[RECORDS SUPPLIED Boundary: Start]

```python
# ... 222 lines not shown
    global _GPU
    if _GPU is None:
        so = os.path.join(os.environ.get("CBGPU_LIBDIR") or HERE, "libcbgpu.so")
        if not os.path.exists(so):
            raise CbgpuError(-1, "libcbgpu.so is not built (run __graft_entry__.build()); there is no CPU fallback")
        _preload_bundled_nccl()
        L = C.CDLL(so, mode=C.RTLD_GLOBAL)
        vp, i32, i64, u64, dbl = C.c_void_p, C.c_int32, C.c_int64, C.c_uint64, C.c_double
        sig = {
            "cbgpu_ctx_create": (C.c_int, [C.c_int, C.POINTER(vp)]),
            "cbgpu_ctx_destroy": (None, [vp]),
            "cbgpu_last_error": (C.c_char_p, [vp]),
            "cbgpu_sync": (C.c_int, [vp]),
            "cbgpu_check_status": (C.c_int, [vp]),
            "cbgpu_device_count": (C.c_int, []),
            "cbgpu_sm_count": (C.c_int, [vp]),
            "cbgpu_kernel_launches": (i64, [vp]),
            "cbgpu_timer_start": (C.c_int, [vp]),
            "cbgpu_timer_stop_ms": (C.c_int, [vp, C.POINTER(dbl)]),
            "cbgpu_last_kernel_ms": (dbl, [vp]),
            "cbgpu_last_kernel_name": (C.c_char_p, [vp]),
            "cbgpu_kernel_log_reset": (None, [vp]),
            "cbgpu_kernel_log_longest": (C.c_int, [vp, C.c_char_p, C.c_int, C.POINTER(dbl)]),
            "cbgpu_trace_begin": (C.c_int, [vp]),
            "cbgpu_trace_end": (C.c_int, [vp]),
            "cbgpu_trace_get": (C.c_int, [vp, C.c_int, C.c_char_p, C.c_int, C.POINTER(dbl)]),
            "cbgpu_flush_l2": (C.c_int, [vp]),
            "cbgpu_host_alloc": (vp, [C.c_size_t]),
            "cbgpu_host_free": (None, [vp]),
            "cbgpu_hashbpchar": (C.c_uint32, [C.c_char_p, i32]),
            "cbgpu_rel_create": (C.c_int, [vp, i64, i32, C.POINTER(i32), C.POINTER(i32), C.POINTER(vp)]),
            "cbgpu_rel_free": (None, [vp]),
            "cbgpu_rel_nrows": (i64, [vp]),
            "cbgpu_rel_ncols": (i32, [vp]),
            "cbgpu_rel_col_type": (i32, [vp, i32]),
            "cbgpu_rel_col_dscale": (i32, [vp, i32]),
            "cbgpu_rel_load_column": (C.c_int, [vp, i32, vp, vp]),
            "cbgpu_rel_load_column_narrow": (C.c_int, [vp, i32, vp, i32]),
            "cbgpu_rel_read_column": (C.c_int, [vp, i32, i64, i64, vp, vp]),
            "cbgpu_rel_set_visimap": (C.c_int, [vp, vp]),
            "cbgpu_rel_read_visimap": (C.c_int, [vp, vp]),
            "cbgpu_dict_create": (C.c_int, [vp, i32, i64, i32, C.POINTER(vp)]),
            "cbgpu_dict_free": (None, [vp]),
            "cbgpu_aocs_dict_collect": (C.c_int, [vp, vp, i64, i32, i32, i32, vp]),
            "cbgpu_dict_finalize": (C.c_int, [vp, C.POINTER(i32)]),
            "cbgpu_dict_entry": (C.c_int, [vp, i32, C.POINTER(C.c_char_p), C.POINTER(i32)]),
            "cbgpu_dict_lookup": (i32, [vp, C.c_char_p, i32]),
            "cbgpu_aocs_decode_dict_column": (C.c_int, [vp, vp, i64, i32, i32, i32, vp, vp, i32, i64, C.POINTER(i64)]),
            "cbgpu_aocs_apply_visimap": (C.c_int, [vp, vp, i64, i32, vp, i32, vp, i64, C.POINTER(i64)]),
            "cbgpu_rel_set_dict_hash": (C.c_int, [vp, i32, vp, i32]),
            "cbgpu_rel_set_nrows": (C.c_int, [vp, i64]),
            "cbgpu_rel_copy_rows": (C.c_int, [vp, i64, vp, i64, i64]),
            "cbgpu_rel_col_devptr": (vp, [vp, i32]),
            "cbgpu_rel_nbytes": (C.c_size_t, [vp]),
            "cbgpu_ht_build": (C.c_int, [vp, vp, C.POINTER(i32), i32, C.POINTER(vp)]),
            "cbgpu_ht_free": (None, [vp]),
            "cbgpu_ht_nrows": (i64, [vp]),
            "cbgpu_ht_has_duplicates": (C.c_int, [vp]),
            "cbgpu_ht_probe_pairs": (C.c_int, [vp, vp, vp, C.POINTER(i32), i32, vp, i64, vp]),
            "cbgpu_pairs_free": (None, [vp]),
            "cbgpu_merge_sorted_runs": (C.c_int, [vp, vp, C.POINTER(i32), C.POINTER(i32), C.POINTER(i32), i32, i32, C.POINTER(vp),
                                                  C.POINTER(i32)]),
            "cbgpu_dev_free": (None, [vp, vp]),
            "cbgpu_read_u32": (C.c_int, [vp, vp, i64, vp]),
            "cbgpu_motion_unique_id": (C.c_int, [vp]),
            "cbgpu_motion_create": (C.c_int, [vp, C.c_int, C.c_int, vp, C.POINTER(vp)]),
            "cbgpu_motion_create_boot": (C.c_int, [vp, C.c_int, C.c_int, vp, vp, C.POINTER(vp)]),
            "cbgpu_motion_destroy": (None, [vp]),
            "cbgpu_motion_abort": (None, [vp]),
            "cbgpu_motion_host_syncs": (i64, [vp]),
            "cbgpu_motion_collectives": (i64, [vp]),
            "cbgpu_motion_bytes_sent": (i64, [vp]),
            "cbgpu_motion_direct_bytes": (i64, [vp]),
            "cbgpu_motion_direct_available": (C.c_int, [vp]),
            "cbgpu_gen_lineitem": (C.c_int, [vp, vp, u64, i64, i64, i64]),
            "cbgpu_gen_orders": (C.c_int, [vp, vp, u64, i64, i64]),
            "cbgpu_gen_customer": (C.c_int, [vp, vp, u64]),
            "cbgpu_gen_supplier": (C.c_int, [vp, vp, u64]),
            "cbgpu_aocs_decode_column": (C.c_int, [vp, vp, i64, i32, i32, i32, i32, vp, i32, i64, C.POINTER(i64)]),
            "cbgpu_aocs_decode_column_ex": (C.c_int, [vp, vp, i64, i32, i32, i32, i32, i32, vp, i32, i64, C.POINTER(i64)]),
            "cbgpu_gen_customer_range": (C.c_int, [vp, vp, u64, i64]),
            "cbgpu_gen_supplier_range": (C.c_int, [vp, vp, u64, i64]),
            "cbgpu_gen_ssb_lineorder": (C.c_int, [vp, vp, u64, i64, i64, i64, i64]),
        }
        for name, (res, args) in sig.items():
            f = getattr(L, name)
            f.restype = res
            f.argtypes = args
        _GPU = L
    return _GPU


def ex():
    global _EXEC
    if _EXEC is None:
        gpu()
        so = os.path.join(os.environ.get("CBGPU_LIBDIR") or HERE, "libcbexec.so")
        if not os.path.exists(so):
            raise CbgpuError(-1, "libcbexec.so is not built (run __graft_entry__.build())")
        L = C.CDLL(so)
        vp = C.c_void_p
        L.cb_CreateExecutorState.restype = C.POINTER(CbEState)
        L.cb_CreateExecutorState.argtypes = [vp, C.POINTER(vp), C.c_int32]
        L.cb_FreeExecutorState.argtypes = [C.POINTER(CbEState)]
        L.cb_estate_error.restype = C.c_char_p
        L.cb_estate_error.argtypes = [C.POINTER(CbEState)]
# ... 474 lines not shown
```

### cloudberry_b200/csrc/agg.cu

```cuda
#include "common.cuh"

#include <stdlib.h>

static int64_t
next_pow2(int64_t v)
{
	int64_t		p = 1;

	while (p < v)
		p <<= 1;
	return p;
}

struct AggKinds
{
	int32_t		k[CBP_MAX_AGGS];
};

__global__ void
k_agg_init(AggDev t, const AggKinds kk)
{
	const int32_t *kinds = kk.k;
	size_t		cap = (size_t) t.mask + 1;
	size_t		i = (size_t) blockIdx.x * blockDim.x + threadIdx.x;
// ... 403 lines not shown
	int			rc = cbgpu_agg_ngroups(t, &ng);
	int32_t		types[CBP_MAX_KEYS + CBP_MAX_AGGS * 3];
	int			ncols = t->d.nkeys + t->d.naccs * 3;
	cbgpu_rel  *rel;
	AggRelOut	o;
	int			h_flag = 0;

	if (rc)
		return rc;
	for (int k = 0; k < t->d.nkeys; k++)
		types[k] = keytypes[k];
	for (int a = 0; a < t->d.naccs * 3; a++)
		types[t->d.nkeys + a] = CB_INT8;
	rc = cbgpu_rel_create(ctx, ng, ncols, types, NULL, &rel);
	if (rc)
		return rc;
	memset(&o, 0, sizeof(o));
	int			blocks = (int) ((t->capacity + 255) / 256);

	if (blocks > ctx->sm_count * 8)
		blocks = ctx->sm_count * 8;
	h_flag = t->anynull;
	for (int k = 0; k < t->d.nkeys; k++)
	{
		o.key[k] = rel->data[k];
		o.keytype[k] = keytypes[k];
		if (h_flag && ng > 0)
		{
			CB_CUDA(ctx, cudaMallocAsync(&rel->nulls[k], (size_t) ng, ctx->stream));
			o.keynulls[k] = rel->nulls[k];
		}
	}
	for (int a = 0; a < t->d.naccs * 3; a++)
		o.acc[a] = (int64_t *) rel->data[t->d.nkeys + a];
	CB_CUDA(ctx, cudaMallocAsync(&o.counter, sizeof(int32_t), ctx->stream));
	CB_CUDA(ctx, cudaMemsetAsync(o.counter, 0, sizeof(int32_t), ctx->stream));
	if (ng > 0)
	{
		k_agg_to_rel<<<blocks, 256, 0, ctx->stream>>>(t->d, o);
		CB_LAUNCHED(ctx, "k_agg_to_rel");
	}
	CB_CUDA(ctx, cudaFreeAsync(o.counter, ctx->stream));
	*out = rel;
	return CBGPU_OK;
}

#define TOPN_MAXK 64
#define TOPN_MAXKEYS 4

struct TopnParams
{
	const void *key[TOPN_MAXKEYS];
	int32_t		keytype[TOPN_MAXKEYS];
	int32_t		desc[TOPN_MAXKEYS];
	int32_t		uns[TOPN_MAXKEYS];
	int32_t		nkeys;
	int32_t		k;
	const uint32_t *in_idx;
	int64_t		nin;
	uint32_t   *out_idx;
};

__device__ __forceinline__ bool
topn_before(const TopnParams &p, const int64_t *ka, uint32_t ra, const int64_t *kb, uint32_t rb)
{
	for (int i = 0; i < p.nkeys; i++)
	{
		int64_t		x = ka[i],
					y = kb[i];

		if (x == y)
			continue;
		bool		lt = p.uns[i] ? ((uint64_t) x < (uint64_t) y) : (x < y);

		return p.desc[i] ? !lt : lt;
	}
	return ra < rb;
}

__global__ void
k_topn(TopnParams p)
{
	uint32_t	best_row[TOPN_MAXK];
	int64_t		best_key[TOPN_MAXK][TOPN_MAXKEYS];
	int			nbest = 0;
	int64_t		tid = (int64_t) blockIdx.x * blockDim.x + threadIdx.x;
	int64_t		stride = (int64_t) gridDim.x * blockDim.x;

	for (int64_t i = tid; i < p.nin; i += stride)
	{
		uint32_t	row = p.in_idx ? p.in_idx[i] : (uint32_t) i;
		int64_t		key[TOPN_MAXKEYS];

		if (row == 0xFFFFFFFFu)
			continue;
		for (int k = 0; k < p.nkeys; k++)
			key[k] = cb_load_widen(p.key[k], p.keytype[k], row);
		if (nbest == p.k && !topn_before(p, key, row, best_key[nbest - 1], best_row[nbest - 1]))
			continue;
		int			pos = nbest < p.k ? nbest : p.k - 1;

		while (pos > 0 && topn_before(p, key, row, best_key[pos - 1], best_row[pos - 1]))
		{
			best_row[pos] = best_row[pos - 1];
			for (int k = 0; k < p.nkeys; k++)
				best_key[pos][k] = best_key[pos - 1][k];
			pos--;
		}
		best_row[pos] = row;
		for (int k = 0; k < p.nkeys; k++)
			best_key[pos][k] = key[k];
		if (nbest < p.k)
			nbest++;
	}
	for (int j = 0; j < p.k; j++)
		p.out_idx[tid * p.k + j] = j < nbest ? best_row[j] : 0xFFFFFFFFu;
}
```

[RECORDS SUPPLIED Boundary: End]

If a line in the records includes the string "desc", copy it.

■ **ANSWER SPACE**:
	int32_t		desc[TOPN_MAXKEYS];
		return p.desc[i] ? !lt : lt;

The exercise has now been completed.